CO2 assimilation rate in Bouteloua gracilis
In both ecotypes, the rate of net CO2 assimilation (A) in plants grown at 26/16 °C rose from 7 °C to an optimum near 36 °C ( Fig. 1). At all measurement temperatures, the low-elevation grasses had photosynthetic rates that were 40% (low temperature) to 15% (high temperature) greater than in the high-elevation plants. Little ecotypic differentiation was observed in the response of stomatal conductance to temperature ( Fig. 2a). Stomatal conductance in both ecotypes increased from 0·1 mol m−2 s−1 at 10 °C to 0·3 mol m−2 s−1 at the optimum temperature for photosynthesis, but declined above 36 °C where VPDs exceeded 20 mbar. The Ci/Ca response (where Ca is the ambient CO2 partial pressure) was similar in both ecotypes in that it decreased from near 0·7 at the lower temperatures to near 0·3 at 40 °C; however, the high-elevation ecotype had greater Ci/Ca below 20 °C ( Fig. 2b).

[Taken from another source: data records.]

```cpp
template <int HALF, int TW>
__global__ __launch_bounds__(256, 2) void conv3d_xpair(ConvArgs a) {
  using G = XPGeo<HALF, TW>;
  static_assert(G::XITEMS <= 64 * G::NW, "one staging item per thread");
  extern __shared__ __attribute__((aligned(16))) float lds[];
  float* lw = lds;

  const int tid = threadIdx.x;
  const int lane = tid & 63, wv = tid >> 6;
  const int i32 = lane & 31, h = lane >> 5;

  const int S = a.S;
  const ConvTile t = conv_tile_of<TW, G::TR, false, false>(a);
  const int nt = t.nt, pg = t.pg, tr = t.tr, tc = t.tc;

  long xoff = -1;
  bool okl = false, okr = false;
  if (tid < G::XITEMS) {
    const int half = conv_stage_half(tid);
    int v = conv_stage_row(tid);
    const int j = v % G::PWD; v /= G::PWD;
    const int hr = v % G::HR;
    const int ps = v / G::HR;
    const int n = pg * G::NPB + ps;
    const int y = tr * G::TR + hr - 1, x = tc * TW + 2 * j;
// ... 135 lines not shown
      }
#pragma unroll
    for (int p = 0; p < 3; ++p) {
      acc[p][0] = qh ? (got[p] - acc[p][0]) - acc[p][1] : (acc[p][0] + acc[p][1]) + got[p];
      asm volatile("" : "+v"(acc[p][0]));
    }
#pragma unroll
    for (int z = 0; z < 2; ++z) {
      f32x16 o[1][1];
      o[0][0] = acc[0][0] + acc[1 + z][0];
      asm volatile("" : "+v"(o[0][0]));
      const int ooff[1] = {ooff0 >= 0 ? ooff0 + (z * S * S + qh) * 8 : -1};
      __builtin_amdgcn_sched_barrier(0);
      conv_epilogue<1, 1>(a, o, nte, h, on, ooff, 2 * S);
    }
  } else {
#pragma unroll
    for (int p = 0; p < 3; ++p) {
      const f32x16 ev = (acc[p][0] + acc[p][1]) + acc[p][2];
      acc[p][1] = (acc[p][1] - acc[p][2]) - acc[p][3];
      acc[p][0] = ev;
      asm volatile("" : "+v"(acc[p][0]), "+v"(acc[p][1]));
    }
#pragma unroll
    for (int z = 0; z < 2; ++z)
#pragma unroll
      for (int par = 0; par < 2; ++par) {
        f32x16 o[1][1];
        o[0][0] = acc[0][par] + acc[1 + z][par];
        asm volatile("" : "+v"(o[0][0]));
        const int ooff[1] = {ooff0 >= 0 ? ooff0 + (z * S * S + par) * 8 : -1};
        __builtin_amdgcn_sched_barrier(0);
        conv_epilogue<1, 1>(a, o, nte, h, on, ooff, 2 * S);
      }
  }
}

template <int WM, int WN>
__global__ __launch_bounds__(256, 2) void conv1_mfma(ConvArgs a) {
  constexpr int MV = 4 * WM * 32;
  constexpr int KC = 4;
  constexpr int XP = KC * MV * 2 / 256;
  constexpr int NT64 = WN / 2;
  constexpr int WP = NT64 * KC * 64 * 2 / 256;
  __shared__ __attribute__((aligned(16))) float lds[NT64 * KC * 512 + KC * MV * 8];
  float* lw = lds;
  float* lx = lds + NT64 * KC * 512;

  const int tid = threadIdx.x;
  const int lane = tid & 63, wv = tid >> 6;
  const int i32 = lane & 31, h = lane >> 5;
  const int bid = xcd_swizzle(blockIdx.x, gridDim.x);
  const int nt = bid % a.ntile;
  const int mtile = bid / a.ntile;
  const long VPN = (long)a.Z * a.S * a.S;
  const long vtot = VPN * a.N;

// ... 76 lines not shown
        for (int ct = 0; ct < WN; ++ct)
#pragma unroll
          for (int mt = 0; mt < WM; ++mt)
            acc[ct][mt] = __builtin_amdgcn_mfma_f32_32x32x2f32(wf[ct][kk], xf[mt][kk], acc[ct][mt], 0, 0, 0);
    }
  }
  conv_epilogue<WM, WN>(a, acc, nt, h, on, ooff, 0);
}

static bool conv_fills_chip(long vox, long tiles) { return (vox / 256) * tiles >= 512; }

int conv1_form(long vox, int ntile, int tile_variant) {
  if (tile_variant == 3) return (ntile & 1) == 0 ? 3 : 0;
  const int variant = tile_variant ? tile_variant : (conv_fills_chip(vox, ntile) ? 2 : 1);
  if (variant == 2 && (ntile & 1) == 0 && conv_fills_chip(vox, ntile / 2)) return 3;
  return variant == 2 ? 2 : 1;
}

int conv_tile(int form, long ovox, int ntile, int S, int tile_variant) {
  if (S == 4) return 1;
  const long tiles = (form == CF_ZSKIP_UPS || form == CF_PAIR_UPS) ? 4L * ntile : ntile;
  const int variant = tile_variant ? tile_variant : (conv_fills_chip(ovox, tiles) ? 2 : 1);
  return variant == 2 ? 2 : 1;
}

template <void (*KERN)(ConvArgs), class G, int BLOCK = 256>
static hipError_t launch_tiled(const ConvArgs& a, long factor, hipStream_t s) {
  static DevOnce attr_once;
  if (attr_once.need()) {
    hipError_t e = hipFuncSetAttribute((const void*)KERN, hipFuncAttributeMaxDynamicSharedMemorySize, G::LDS_BYTES);
    if (e != hipSuccess) return e;
    attr_once.mark();
  }
  const long tiles = (long)(a.S / G::TW_) * (a.S / G::TR);
  const long pgs = (a.N + G::NPB - 1) / G::NPB;
  hipLaunchKernelGGL(KERN, dim3((unsigned)(pgs * tiles * factor * a.ntile)), dim3(BLOCK), G::LDS_BYTES, s, a);
  return hipGetLastError();
}
template <int MAXTW, class F>
static hipError_t with_tile_width(int S, F f) {
  if constexpr (MAXTW >= 32)
    if (S >= 32) return f(std::integral_constant<int, 32>{});
  if (S >= 16) return f(std::integral_constant<int, 16>{});
  return f(std::integral_constant<int, 8>{});
}
template <int NZI, bool UPS>
// ... 5 lines not shown
    return large ? launch_tiled<conv3d_mfma<NZI, 2, TW, UPS>, C3Geo<NZI, 2, TW, UPS>>(a, factor, s)
                 : launch_tiled<conv3d_mfma<NZI, 1, TW, UPS>, C3Geo<NZI, 1, TW, UPS>>(a, factor, s);
  });
}

hipError_t launch_conv_mfma(const ConvLaunch& L, hipStream_t s) {
  ConvArgs a;
  a.x = L.x.p; a.x_nstride = L.x.nstride; a.x_plane = L.x.plane();
  a.w = L.w.w; a.bias = L.w.bias;
  a.y = L.y.p; a.y_nstride = L.y.nstride; a.y_plane = L.y.plane(); a.Cob = L.y.Cb;
  a.res = L.res ? L.res->p : nullptr; a.res_nstride = L.res ? L.res->nstride : 0;
  a.gate = L.gate ? L.gate->p : nullptr; a.gate_nstride = L.gate ? L.gate->nstride : 0;
  const int form = L.w.form;
  if (L.w.taps != conv_form_taps(form)) return hipErrorInvalidValue;
  if (L.gate_half) {
    int ls = 0;
    while ((1 << ls) < L.y.H) ++ls;
    if (!L.gate || form != CF_1X1 || (1 << ls) != L.y.H || L.y.H != L.y.W || ls < 1) return hipErrorInvalidValue;
    a.gate_ls = ls;
  }
  a.N = L.x.N; a.S = L.x.H; a.Z = L.x.Z; a.Cbi = L.w.Cbi; a.ntile = L.w.ntile; a.flags = L.flags;
  if (L.x.Cb != L.w.Cbi || L.x.H != L.x.W) return hipErrorInvalidValue;
  if (L.fuse_norm) {
    if (form != CF_PAIR || L.zmode != ZM_PAD1 || L.x.Z != 2 || L.w.Cout != 64 || L.w.ntile != 1 || L.res || L.gate || L.flags ||
        !L.norm_w || !L.mod_scale || !L.mod_shift || L.per_image < 1)
      return hipErrorInvalidValue;
    if (conv_tile(form, (long)L.x.N * 2 * L.x.H * L.x.H, 1, L.x.H, L.tile_variant) != 2) return hipErrorInvalidValue;
    if (!L.a2.p || L.a2.Cb != 8 || L.a2.N != L.x.N || L.a2.Z != 2 || L.a2.H != L.x.H || L.a2.W != L.x.H) return hipErrorInvalidValue;
    if (L.y.Cb != 8 || L.y.Z != 2 || L.y.H != L.x.H) return hipErrorInvalidValue;
    a.y = L.a2.p; a.y_nstride = L.a2.nstride; a.y_plane = L.a2.plane();
    a.norm_w = L.norm_w; a.mod_scale = L.mod_scale; a.mod_shift = L.mod_shift; a.mod_stride = L.mod_stride;
    a.per_image = L.per_image; a.inv_c = L.inv_c;
  }
  if (L.y.Cb > L.w.ntile * 8 || L.y.N != L.x.N) return hipErrorInvalidValue;
  const long vox = (long)a.N * a.Z * a.S * a.S;
  if (form == CF_1X1) {
    if (L.flags & EPI_UP2) return hipErrorInvalidValue;
    if (L.y.H != L.x.H || L.y.Z != L.x.Z) return hipErrorInvalidValue;
    const int form1 = conv1_form(vox, a.ntile, L.tile_variant);
    if (form1 == 3) {
      const long mt = (vox + 255) / 256;
      a.ntile /= 2;
      hipLaunchKernelGGL((conv1_mfma<2, 4>), dim3((unsigned)(mt * a.ntile)), dim3(256), 0, s, a);
    } else if (form1 == 2) {
      const long mt = (vox + 255) / 256;
      hipLaunchKernelGGL((conv1_mfma<2, 2>), dim3((unsigned)(mt * a.ntile)), dim3(256), 0, s, a);
    } else if (form1 == 1) {
      const long mt = (vox + 127) / 128;
      hipLaunchKernelGGL((conv1_mfma<1, 2>), dim3((unsigned)(mt * a.ntile)), dim3(256), 0, s, a);
    } else return hipErrorInvalidValue;
// ... 34 lines not shown
  switch (form) {
    case CF_INPLANE: return launch_c3<1, false>(a, large, s);
    case CF_PLANES3: return launch_c3<3, false>(a, large, s);
    case CF_ZSKIP: return launch_c3<2, false>(a, large, s);
    case CF_ZSKIP_UPS: return launch_c3<2, true>(a, large, s);
    case CF_PAIR:
      if (S == 4) return launch_tiled<conv3d_zpair<1, 4, false>, ZPGeo<1, 4>>(a, 1, s);
      return with_tile_width<32>(S, [&](auto tw) {
        constexpr int TW = decltype(tw)::value;
        if (L.fuse_norm) return launch_tiled<conv3d_zpair<0, TW, true>, ZPGeo<0, TW>>(a, 1, s);
        return large ? launch_tiled<conv3d_zpair<0, TW, false>, ZPGeo<0, TW>>(a, 1, s)
                     : launch_tiled<conv3d_zpair<1, TW, false>, ZPGeo<1, TW>>(a, 1, s);
      });
    case CF_PAIR_UPS:
      if (S == 4) return launch_tiled<conv3d_zpair_ups<1, 4>, ZPUGeo<1, 4>>(a, 4, s);
      return with_tile_width<32>(S, [&](auto tw) {
        constexpr int TW = decltype(tw)::value;
        return large ? launch_tiled<conv3d_zpair_ups<0, TW>, ZPUGeo<0, TW>>(a, 4, s)
                     : launch_tiled<conv3d_zpair_ups<1, TW>, ZPUGeo<1, TW>>(a, 4, s);
      });
    default:
      return with_tile_width<16>(S, [&](auto tw) {
        constexpr int TW = decltype(tw)::value;
        return large ? launch_tiled<conv3d_xpair<0, TW>, XPGeo<0, TW>, 64 * XPGeo<0, TW>::NW>(a, 1, s)
                     : launch_tiled<conv3d_xpair<1, TW>, XPGeo<1, TW>, 64 * XPGeo<1, TW>::NW>(a, 1, s);
      });
  }
}

template <class G, int HALF, int TW, bool UPS>
static int zpair_frag_addrs(int what, int wv, int p, int ky, int kx, int sub, int* out) {
  constexpr int NC = HALF ? 1 : 2, KW = UPS ? 2 : 3;
  constexpr int lx = G::LDS_BYTES / 4 - 3 * G::XV * 8;
  if (p < 0 || p > 2) return -1;
  if (what == 2 ? (ky < 0 || ky >= G::PX) : (ky < 0 || ky >= KW || kx < 0 || kx >= KW)) return -1;
  if (what == 0 ? (sub < 0 || sub >= NC) : what == 1 ? (sub < 0 || sub > (UPS ? 3 : 0)) : false) return -1;
  const int vt = HALF ? (wv & 1) : wv, ct0 = HALF ? (wv >> 1) : 0;
  for (int lane = 0; lane < 64; ++lane) {
    const int i32 = lane & 31, h = lane >> 5;
    int a = -1;
    if (what == 0) a = zp_wtap(UPS ? p * 4 + ky * 2 + kx : p * 9 + ky * 3 + kx, sub) + conv_w_off(ct0 * 32 + i32, 4 * h);
    else if (what == 1)
      a = lx + zp_xtap<G>(p, ky, kx) + conv_lane_of<G::TR, TW, G::PS, G::HC, G::XV>(vt * 32 + conv_lane_voxel(TW, i32), h, sub >> 1, sub & 1).xb;
    else {
      const int i = wv * 64 + lane + ky * 256;
      if (conv_stage_row(i) < G::XV) a = lx + p * G::XV * 8 + conv_frag_off(conv_stage_row(i), conv_stage_half(i), G::XV);
// ... 1009 lines not shown
```

### tera-mind_amd/csrc/tm_model.hip

```cpp
#include "../../include/teramind_hip.h"
#include "tm_kernels.h"

#include <algorithm>
#include <cmath>
#include <map>
#include <string>
#include <type_traits>
#include <vector>
#include <stdarg.h>
#include <stdio.h>
#include <stdlib.h>
#include <string.h>

using namespace tmk;

static thread_local char g_err[512] = "";
int tmk::fail(int code, const char* fmt, ...) {
  va_list ap;
  va_start(ap, fmt);
  vsnprintf(g_err, sizeof(g_err), fmt, ap);
  va_end(ap);
  return code;
}

// ... 862 lines not shown
    TV A2 = cx.tensor(N, w.cout, Z, S_out), H1 = cx.tensor(N, w.cout, Z, S_out);
    ConvLaunch L1 = conv(A, w.c1u, H1);
    L1.zmode = ZM_UPS;
    run_conv(cx, L1);
    PrepLaunch Q = mid_section(cx, w, H1, per_image);
    prep_out(Q, A2);
    cx.run(Q);
    ConvLaunch L2 = conv(A2, w.c2, out);
    L2.res = &src[0].t; L2.res_half = 1;
    run_conv(cx, L2, w.cout);
    cx.top = mark;
    return out;
  }
  int cin_pad = w.cbi * 8;
  TV A = cx.tensor(N, cin_pad, Z, S_out), raw;
  const bool need_raw = w.has_skip || mode != RS_SAME || src.size() > 1 || src[0].collage;
  if (need_raw) raw = cx.tensor(N, cin_pad, Z, S_out);
  PrepLaunch P = block_input(cx, w, src, N, Z, S_out, per_image, mode);
  prep_out(P, A);
  if (need_raw) prep_raw(P, raw);
  cx.run(P);
  TV A2 = cx.tensor(N, w.cout, Z, S_out);
  ConvLaunch L1 = conv(A, w.c1, A2);
  if (w.fuse_mid && Z == 2 && conv_tile(CF_PAIR, (long)N * Z * S_out * S_out, 1, S_out, 0) == 2) {
    fuse_mid_section(L1, cx, w, per_image, A2);
    run_conv(cx, L1, w.cin);
  } else {
    TV H1 = cx.tensor(N, w.cout, Z, S_out);
    L1.y = H1;
    run_conv(cx, L1, w.cin);
    PrepLaunch Q = mid_section(cx, w, H1, per_image);
    prep_out(Q, A2);
    cx.run(Q);
  }
  if (w.has_skip) run_conv(cx, conv(raw, w.skip, out));
  ConvLaunch L2 = conv(A2, w.c2, out);
  L2.res = w.has_skip ? &out : (need_raw ? &raw : &src[0].t);
  run_conv(cx, L2, w.cout);
  cx.top = mark;
  return out;
}

struct AttnGeom { bool half = false, mfma_core = false; int Sc = 0; };
struct AttnCond {
  TV mod, kv;
  TVH mod_h, kv_h;
};
// ... 587 lines not shown
```

### tera-mind_amd/csrc/tm_ops.hip

```cpp
#include "../../include/teramind_hip.h"
#include "tm_kernels.h"

#include <algorithm>
#include <cmath>
#include <cstdint>
#include <tuple>
#include <utility>
#include <vector>
#include <string.h>

using namespace tmk;

struct DevTmp {
  std::vector<void*> ptrs;
  std::vector<hipEvent_t> events;
  hipError_t err = hipSuccess;
  const char* what = "";
  bool ordered = false;
  hipStream_t st = nullptr;
  DevTmp() = default;
  explicit DevTmp(hipStream_t stream) : ordered(true), st(stream) { keep_pool(); }
  static void keep_pool() {
    static bool done[64] = {};
    int dev = 0;
// ... 132 lines not shown
    L.res_half = res_half ? 1 : 0;
  }
  return TM_OK;
}

extern "C" int tm_op_conv_mfma_res(const void* x_cb8, const void* w_host, const void* bias_host, void* y_cb8, const void* res_cb8,
                                   int res_half, int N, int Cin, int Cout, int Z, int S, int ksize, int zmode, int up2,
                                   int tile_variant, void* stream) {
  if (ksize != 1 && ksize != 3) return fail(TM_ERR_ARG, "ksize must be 1 or 3");
  if (zmode != ZM_PAD1 && zmode != ZM_INPLANE && zmode != ZM_VALID && zmode != ZM_UPS) return fail(TM_ERR_ARG, "bad zmode");
  const bool ups = ksize == 3 && zmode == ZM_UPS;
  if (zmode == ZM_UPS && (ksize != 3 || up2)) return fail(TM_ERR_ARG, "ZM_UPS: ksize 3, no fused upsample of the output");
  if (res_cb8 && (ksize != 3 || zmode == ZM_UPS)) return fail(TM_ERR_ARG, "residual: k x 3 x 3 forms other than ZM_UPS only");
  if (res_half && (!res_cb8 || up2 || S < 2)) return fail(TM_ERR_ARG, "res_half: needs a residual, S >= 2 and no fused upsample");
  const int Zout = (ksize == 3 && zmode == ZM_VALID) ? Z - 2 : Z;
  ConvOp op;
  if (const int rc = conv_op(op, conv_pick_form(ksize, zmode, Z, false, ROLE_OP), w_host, bias_host, x_cb8, y_cb8, N, Cin, Cout, Z, S,
                             Zout, (up2 || ups) ? 2 * S : S, zmode, tile_variant, res_cb8, res_half))
    return rc;
  op.L.flags = up2 ? EPI_UP2 : 0;
  return finish((hipStream_t)stream, launch_conv_mfma(op.L, (hipStream_t)stream), "conv_mfma");
}
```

The response of A to Ci was compared in the ecotypes at 33, 23 and 13 °C ( Fig. 3). As temperature declined, CO2-saturated A declined to a greater degree than the initial slope of the A versus Ci response. In both ecotypes at 23 and 33 °C, there was no effect on the initial slope. At 13 °C, the initial slope declined in the low-elevation ecotype, but remained unaffected in the high-elevation ecotype. As a consequence of the different responses of the CO2-saturated plateau and the initial slope, the CO2 saturation point declined from 100 to 150 μbar at 33 °C to < 60 μbar at 13 °C. The net CO2 assimilation rate was similar between the ecotypes in the initial slope region of the CO2 response, but the high-elevation ecotype exhibited a sharper transition to the CO2-saturated plateau. The operating Ci (Ci at a Ca of 360 μbar) corresponded to the CO2-saturated region of the A/Ci curve, being > 200 μbar in both ecotypes at 13, 23 and 33 °C (see arrows, Fig. 3). No major change was observed in the operating Ci with temperature change in these experiments, which contrasts with the response noted in Fig. 2(b). We attribute this discrepancy to maintenance of VPD near 10 mbar in the A/Ci experiments.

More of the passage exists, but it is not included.